Print each of the records below, leaving every word as it is.

[Source information Boundary: Start]

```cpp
template <int DC>
struct FriPointT {
  const uint32_t* inv;
  const uint32_t* v;
  EW<DC> off;
};
struct FriPointsMat {
  const uint32_t* mat;
  int w;
  uint32_t p0, n_points;
};
template <class PP, int DC = 4>
__global__ void __launch_bounds__(kBlock)
k_fri_reduce_points(const FriReduceJob* __restrict__ jobs, int n_jobs, const FriPointsMat* __restrict__ mats,
                    const FriPointT<DC>* __restrict__ pts, const uint32_t* __restrict__ apow_tab ) {
  using F = Fp<PP>;
  using E = typename Chal<PP, DC>::type;
  const int j = find_job(jobs, n_jobs);
  const FriReduceJob job = jobs[j];
  const size_t h = job.h, r = (size_t)(blockIdx.x - job.block0) * kBlock + threadIdx.x;
  if (r >= h) return;
  auto apow = [&](int c) {
    E ap;
#pragma unroll
    for (int k = 0; k < DC; ++k) ap.c[k] = F::raw(apow_tab[DC * c + k]);
    return ap;
  };
  E acc = E::zero();
  for (uint32_t m = 0; m < job.n_mats; ++m) {
    const FriPointsMat a = mats[job.mat0 + m];
    const gptr<const uint32_t> mat = as_global(a.mat);
    const int w = a.w;
    E S = E::zero(), S2 = E::zero();
    int c = 0;
    for (; c + 3 < w; c += 4) {
      const F m0 = F::raw(mat[(size_t)c * h + r]), m1 = F::raw(mat[(size_t)(c + 1) * h + r]);
      const F m2 = F::raw(mat[(size_t)(c + 2) * h + r]), m3 = F::raw(mat[(size_t)(c + 3) * h + r]);
      S += E::dot2_base(apow(c), m0, apow(c + 1), m1);
      S2 += E::dot2_base(apow(c + 2), m2, apow(c + 3), m3);
    }
    for (; c + 1 < w; c += 2)
      S += E::dot2_base(apow(c), F::raw(mat[(size_t)c * h + r]), apow(c + 1), F::raw(mat[(size_t)(c + 1) * h + r]));
    if (c < w) S += apow(c) * F::raw(mat[(size_t)c * h + r]);
    S += S2;
    for (uint32_t p = 0; p < a.n_points; ++p) {
      const FriPointT<DC>& q = pts[a.p0 + p];
      E inv, V;
#pragma unroll
      for (int k = 0; k < DC; ++k) inv.c[k] = F::raw(as_global(q.inv)[(size_t)k * h + r]);
#pragma unroll
      for (int k = 0; k < DC; ++k) V.c[k] = F::raw(as_global(q.v)[k]);
      acc += e4_load<PP, DC>(q.off) * (V - S) * inv;
    }
  }
#pragma unroll
  for (int k = 0; k < DC; ++k) as_global(job.ro)[(size_t)k * h + r] = acc.c[k].v;
}

template <int DC, int LA>
__global__ void __launch_bounds__(kBlock) k_fri_leaf_view(const uint32_t* __restrict__ in, uint32_t* __restrict__ out, size_t rows) {
  static_assert(LA >= 1 && LA <= 4, "rows of 2, 4, 8 or 16 elements");
  constexpr int ARITY = 1 << LA;
  const size_t r = (size_t)blockIdx.x * kBlock + threadIdx.x;
  const int k = (int)blockIdx.y;
  if (r >= rows) return;
  const size_t n_in = rows << LA;
  const gptr<const uint32_t> src = as_global(in) + (size_t)k * n_in + (r << LA);
  uint32_t e[ARITY];
  if constexpr (LA == 1) {
    const fri_u32x2 v = *(gptr<const fri_u32x2>)src;
    e[0] = v.x;
    e[1] = v.y;
  } else {
#pragma unroll
    for (int q = 0; q < ARITY / 4; ++q) {
      const fri_u32x4 v = ((gptr<const fri_u32x4>)src)[q];
      e[4 * q] = v.x;
      e[4 * q + 1] = v.y;
      e[4 * q + 2] = v.z;
      e[4 * q + 3] = v.w;
    }
  }
  const gptr<uint32_t> dst = as_global(out) + (size_t)k * rows + r;
#pragma unroll
  for (int j = 0; j < ARITY; ++j) dst[(size_t)j * DC * rows] = e[j];
}

}
```

plonky3_recursion_amd/csrc/kernels_fri_reduce.hip.h:

```cpp
#pragma once
#include "kernels_stark.hip.h"

namespace p3r {

template <int DC>
struct FriInvJobT {
  uint32_t* inv;
  uint64_t h;
  int log_h;
  uint32_t w_h;
  uint32_t w_4;
  EW<DC> z;
  uint32_t block0;
};
using FriInvJob = FriInvJobT<4>;
template <class PP, int DC = 4>
__global__ void __launch_bounds__(kBlock)
k_fri_inv_points(const FriInvJobT<DC>* __restrict__ jobs, int n_jobs, uint32_t gen) {
  using F = Fp<PP>;
  using E = typename Chal<PP, DC>::type;
  const int j = find_job(jobs, n_jobs);
  const FriInvJobT<DC>& job = jobs[j];
  const size_t h = job.h, r0 = ((size_t)(blockIdx.x - job.block0) * kBlock + threadIdx.x) * 4;
  if (r0 >= h) return;
  const E z = e4_load<PP, DC>(job.z);
  E x[4], v[4];
  const F x0 = F::raw(gen) * F::raw(job.w_h).pow(bit_reverse((uint32_t)r0, job.log_h));
  const F x2 = x0 * F::raw(job.w_4);
  x[0] = z - E::from_base(x0);
  x[1] = z + E::from_base(x0);
  x[2] = z - E::from_base(x2);
  x[3] = z + E::from_base(x2);
  inv4<PP>(x, v);
  const gptr<uint32_t> inv = as_global(job.inv);
#pragma unroll
  for (int m = 0; m < 4; ++m)
    if (r0 + m < h)
#pragma unroll
      for (int k = 0; k < DC; ++k) inv[(size_t)k * h + r0 + m] = v[m].c[k].v;
}
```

[Source information Boundary: End]

_Exercise answer_.
```cpp
template <int DC>
struct FriPointT {
  const uint32_t* inv;
  const uint32_t* v;
  EW<DC> off;
};
struct FriPointsMat {
  const uint32_t* mat;
  int w;
  uint32_t p0, n_points;
};
template <class PP, int DC = 4>
__global__ void __launch_bounds__(kBlock)
k_fri_reduce_points(const FriReduceJob* __restrict__ jobs, int n_jobs, const FriPointsMat* __restrict__ mats,
                    const FriPointT<DC>* __restrict__ pts, const uint32_t* __restrict__ apow_tab ) {
  using F = Fp<PP>;
  using E = typename Chal<PP, DC>::type;
  const int j = find_job(jobs, n_jobs);
  const FriReduceJob job = jobs[j];
  const size_t h = job.h, r = (size_t)(blockIdx.x - job.block0) * kBlock + threadIdx.x;
  if (r >= h) return;
  auto apow = [&](int c) {
    E ap;
#pragma unroll
    for (int k = 0; k < DC; ++k) ap.c[k] = F::raw(apow_tab[DC * c + k]);
    return ap;
  };
  E acc = E::zero();
  for (uint32_t m = 0; m < job.n_mats; ++m) {
    const FriPointsMat a = mats[job.mat0 + m];
    const gptr<const uint32_t> mat = as_global(a.mat);
    const int w = a.w;
    E S = E::zero(), S2 = E::zero();
    int c = 0;
    for (; c + 3 < w; c += 4) {
      const F m0 = F::raw(mat[(size_t)c * h + r]), m1 = F::raw(mat[(size_t)(c + 1) * h + r]);
      const F m2 = F::raw(mat[(size_t)(c + 2) * h + r]), m3 = F::raw(mat[(size_t)(c + 3) * h + r]);
      S += E::dot2_base(apow(c), m0, apow(c + 1), m1);
      S2 += E::dot2_base(apow(c + 2), m2, apow(c + 3), m3);
    }
    for (; c + 1 < w; c += 2)
      S += E::dot2_base(apow(c), F::raw(mat[(size_t)c * h + r]), apow(c + 1), F::raw(mat[(size_t)(c + 1) * h + r]));
    if (c < w) S += apow(c) * F::raw(mat[(size_t)c * h + r]);
    S += S2;
    for (uint32_t p = 0; p < a.n_points; ++p) {
      const FriPointT<DC>& q = pts[a.p0 + p];
      E inv, V;
#pragma unroll
      for (int k = 0; k < DC; ++k) inv.c[k] = F::raw(as_global(q.inv)[(size_t)k * h + r]);
#pragma unroll
      for (int k = 0; k < DC; ++k) V.c[k] = F::raw(as_global(q.v)[k]);
      acc += e4_load<PP, DC>(q.off) * (V - S) * inv;
    }
  }
#pragma unroll
  for (int k = 0; k < DC; ++k) as_global(job.ro)[(size_t)k * h + r] = acc.c[k].v;
}

template <int DC, int LA>
__global__ void __launch_bounds__(kBlock) k_fri_leaf_view(const uint32_t* __restrict__ in, uint32_t* __restrict__ out, size_t rows) {
  static_assert(LA >= 1 && LA <= 4, "rows of 2, 4, 8 or 16 elements");
  constexpr int ARITY = 1 << LA;
  const size_t r = (size_t)blockIdx.x * kBlock + threadIdx.x;
  const int k = (int)blockIdx.y;
  if (r >= rows) return;
  const size_t n_in = rows << LA;
  const gptr<const uint32_t> src = as_global(in) + (size_t)k * n_in + (r << LA);
  uint32_t e[ARITY];
  if constexpr (LA == 1) {
    const fri_u32x2 v = *(gptr<const fri_u32x2>)src;
    e[0] = v.x;
    e[1] = v.y;
  } else {
#pragma unroll
    for (int q = 0; q < ARITY / 4; ++q) {
      const fri_u32x4 v = ((gptr<const fri_u32x4>)src)[q];
      e[4 * q] = v.x;
      e[4 * q + 1] = v.y;
      e[4 * q + 2] = v.z;
      e[4 * q + 3] = v.w;
    }
  }
  const gptr<uint32_t> dst = as_global(out) + (size_t)k * rows + r;
#pragma unroll
  for (int j = 0; j < ARITY; ++j) dst[(size_t)j * DC * rows] = e[j];
}

}
```

plonky3_recursion_amd/csrc/kernels_fri_reduce.hip.h:

```cpp
#pragma once
#include "kernels_stark.hip.h"

namespace p3r {

template <int DC>
struct FriInvJobT {
  uint32_t* inv;
  uint64_t h;
  int log_h;
  uint32_t w_h;
  uint32_t w_4;
  EW<DC> z;
  uint32_t block0;
};
using FriInvJob = FriInvJobT<4>;
template <class PP, int DC = 4>
__global__ void __launch_bounds__(kBlock)
k_fri_inv_points(const FriInvJobT<DC>* __restrict__ jobs, int n_jobs, uint32_t gen) {
  using F = Fp<PP>;
  using E = typename Chal<PP, DC>::type;
  const int j = find_job(jobs, n_jobs);
  const FriInvJobT<DC>& job = jobs[j];
  const size_t h = job.h, r0 = ((size_t)(blockIdx.x - job.block0) * kBlock + threadIdx.x) * 4;
  if (r0 >= h) return;
  const E z = e4_load<PP, DC>(job.z);
  E x[4], v[4];
  const F x0 = F::raw(gen) * F::raw(job.w_h).pow(bit_reverse((uint32_t)r0, job.log_h));
  const F x2 = x0 * F::raw(job.w_4);
  x[0] = z - E::from_base(x0);
  x[1] = z + E::from_base(x0);
  x[2] = z - E::from_base(x2);
  x[3] = z + E::from_base(x2);
  inv4<PP>(x, v);
  const gptr<uint32_t> inv = as_global(job.inv);
#pragma unroll
  for (int m = 0; m < 4; ++m)
    if (r0 + m < h)
#pragma unroll
      for (int k = 0; k < DC; ++k) inv[(size_t)k * h + r0 + m] = v[m].c[k].v;
}
```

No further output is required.